- _TASK_: When you reach the line containing "training NeRF.forward(x, sigma_only=True)" in the data below, begin returning lines exactly as written, and stop once the line containing "n = out.shape[0]" has been returned.

=== EXTRACTED RECORDS ===

class _FusedMLP(torch.autograd.Function):
    @staticmethod
    def forward(ctx, model, rays, z, spr, x, sigma_only, *params):
        train = any(ctx.needs_input_grad[6:])
        ray_grad = x is None and (ctx.needs_input_grad[1] or ctx.needs_input_grad[2])
        bwd = train or ray_grad
        if train and sigma_only and x is not None:
            raise NotImplementedError("nerf_pl_amd: training NeRF.forward(x, sigma_only=True) on "
                                      "pre-embedded input is not supported; use render_rays")
        packed_f, packed_b = model.packed(backward=bwd)
        so_train = bwd and sigma_only and SIGMA_TRAIN_KERNELS and x is None
        kern_sigma_only = sigma_only and (not bwd or so_train)
        defer = False
        if bwd and x is None and ACTIVE_SAMPLES and ops.arith_of(packed_b) in ACTIVE_ARITHS:
            if DEFER_SAVE == "all" or (DEFER_SAVE in ("sigma", "auto") and so_train):
                defer = True
            elif DEFER_SAVE == "auto":
                frac = _listed_fraction(model, sigma_only)
                defer = frac is not None and frac < DEFER_AUTO
        model.__dict__["_nr_defer_last"] = defer
        if x is None:
            rays = ops._dev(rays, "rays", 8)
            z = ops._dev(z, "z")
        out, save = ops.mlp_forward(packed_f, rays=rays, z=z, samples_per_ray=spr, x=x,
                                    sigma_only=kern_sigma_only, save=bwd and not defer)
        if _DEBUG is not None and save is not None:
            _DEBUG.setdefault("fwd_saves", []).append((save, out.shape[0], ops.MATH))
        if bwd:
            flat = model.flat_params()
            if defer:
                ctx.save_for_backward(out, rays, z, packed_f, packed_b, flat, *params)
            else:
                ctx.save_for_backward(out, save, packed_f, packed_b, flat, *params,
                                      *((rays, z) if ray_grad else ()))
            ctx.spr = spr
            ctx.train, ctx.ray_grad = train, ray_grad
            ctx.defer = defer
            ctx.sigma_only = sigma_only
            ctx.model = model if DEFER_SAVE == "auto" else None
            ctx.so_kernels = so_train
        if sigma_only and bwd and out.shape[1] == 4:
            out = out[:, 3:4].contiguous()
        return out

    @staticmethod
    def backward(ctx, g_out):
        if ctx.defer:
            out, rays, z, packed_f, packed_b, flat = ctx.saved_tensors[:6]
            n, mode = z.numel(), "_listed"
        else:
            out, save, packed_f, packed_b, flat = ctx.saved_tensors[:5]
            n = out.shape[0]
            mode = "_active" if ACTIVE_SAMPLES and ops.arith_of(packed_b) in ACTIVE_ARITHS else ""
        dev = out.device
        if ctx.sigma_only:
            g4 = torch.zeros(n, 4, device=dev)
            g4[:, 3:4] = g_out
            g_out = g4
        g_out = g_out.contiguous()
        if out.shape[1] != 4:
            out = g_out
        so = ctx.so_kernels
        sfx = ("_sigma" if so else "") + mode
        st = stream_of(dev)
        lst = ()
        if mode:
            sl = _sample_list(ctx, g_out, n, st)
            lst = (sl.data_ptr(), sl.data_ptr() + 4 * n)
        if ctx.defer:
            save = torch.empty(ops.save_floats(n), device=dev)
            call(ops.entry("nr_mlp_fwd_listed", packed_f), packed_f.data_ptr(), rays.data_ptr(),
                 z.data_ptr(), n, int(ctx.spr), int(so), save.data_ptr(), *lst, st)
        grad_ws = torch.empty(ops.n_blocks(n) * ops.GRAD_PER_BLOCK, device=dev)
        call(ops.entry("nr_mlp_bwd" + sfx, packed_b), packed_b.data_ptr(), ops.head_ptr(packed_f),
             out.data_ptr(), g_out.data_ptr(), save.data_ptr(), n, grad_ws.data_ptr(), *lst, st)
        gflat = None
        if ctx.train:
            gflat = torch.empty(packing.N_PARAMS, device=dev)
            ws = _wgrad_workspace(dev.index, int(st))
            call(ops.entry("nr_wgrad" + sfx, packed_b), save.data_ptr(), grad_ws.data_ptr(), n,
                 ws.data_ptr(), gflat.data_ptr(), *lst, st)
            if not so:
                _dir_feat(flat, gflat, st)
        g_rays = g_z = None
        if ctx.ray_grad:
            if not ctx.defer:
                rays, z = ctx.saved_tensors[-2:]
            g_rays, g_smp = ops.mlp_ray_gradient(flat, grad_ws, rays, z, int(ctx.spr),
                                                 ops.arith_of(packed_b), so, lst)
            g_rays = g_rays if ctx.needs_input_grad[1] else None
            g_z = g_smp[:, 3] if ctx.needs_input_grad[2] else None
        if _DEBUG is not None:
            _DEBUG.update(save=save, grad_ws=grad_ws, g_out=g_out, gflat=gflat, n=n)
            _DEBUG.setdefault("g_outs", []).append(g_out)
        pgrads = _param_grads(gflat, ctx.sigma_only) if ctx.train else (None,) * len(_SHAPES)
        return (None, g_rays, g_z, None, None, None) + pgrads


def _sample_list(ctx, g_out, n, st):
    sl = torch.empty(n + 1 + 2 * ((n + 31) // 32), dtype=torch.int32, device=g_out.device)
    call("nr_active_samples", g_out.data_ptr(), n, sl.data_ptr(), sl.data_ptr() + 4 * n,
         sl.data_ptr() + 4 * (n + 1), st)
    if ACTIVE_LOG is not None:
        ACTIVE_LOG.append((sl, n))
    if ctx.model is not None:
        _note_listed(ctx.model, ctx.sigma_only, sl[n:n + 1], n)
    return sl


def _dir_feat(flat, gflat, st):
    call("nr_wgrad_dir_feat", flat.data_ptr(), gflat.data_ptr(), st)


def _param_grads(gflat, sigma_only):
    grads, off = [], 0
    for name, shp in _SHAPES:
        k = 1
        for d in shp:
            k *= d
        g = gflat[off:off + k].view(shp)
        off += k
        grads.append(None if (sigma_only and name in _SIGMA_ONLY_UNUSED) else g)
    return tuple(grads)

===

- _ANSWER TO THIS TASK_:
            raise NotImplementedError("nerf_pl_amd: training NeRF.forward(x, sigma_only=True) on "
                                      "pre-embedded input is not supported; use render_rays")
        packed_f, packed_b = model.packed(backward=bwd)
        so_train = bwd and sigma_only and SIGMA_TRAIN_KERNELS and x is None
        kern_sigma_only = sigma_only and (not bwd or so_train)
        defer = False
        if bwd and x is None and ACTIVE_SAMPLES and ops.arith_of(packed_b) in ACTIVE_ARITHS:
            if DEFER_SAVE == "all" or (DEFER_SAVE in ("sigma", "auto") and so_train):
                defer = True
            elif DEFER_SAVE == "auto":
                frac = _listed_fraction(model, sigma_only)
                defer = frac is not None and frac < DEFER_AUTO
        model.__dict__["_nr_defer_last"] = defer
        if x is None:
            rays = ops._dev(rays, "rays", 8)
            z = ops._dev(z, "z")
        out, save = ops.mlp_forward(packed_f, rays=rays, z=z, samples_per_ray=spr, x=x,
                                    sigma_only=kern_sigma_only, save=bwd and not defer)
        if _DEBUG is not None and save is not None:
            _DEBUG.setdefault("fwd_saves", []).append((save, out.shape[0], ops.MATH))
        if bwd:
            flat = model.flat_params()
            if defer:
                ctx.save_for_backward(out, rays, z, packed_f, packed_b, flat, *params)
            else:
                ctx.save_for_backward(out, save, packed_f, packed_b, flat, *params,
                                      *((rays, z) if ray_grad else ()))
            ctx.spr = spr
            ctx.train, ctx.ray_grad = train, ray_grad
            ctx.defer = defer
            ctx.sigma_only = sigma_only
            ctx.model = model if DEFER_SAVE == "auto" else None
            ctx.so_kernels = so_train
        if sigma_only and bwd and out.shape[1] == 4:
            out = out[:, 3:4].contiguous()
        return out

    @staticmethod
    def backward(ctx, g_out):
        if ctx.defer:
            out, rays, z, packed_f, packed_b, flat = ctx.saved_tensors[:6]
            n, mode = z.numel(), "_listed"
        else:
            out, save, packed_f, packed_b, flat = ctx.saved_tensors[:5]
            n = out.shape[0]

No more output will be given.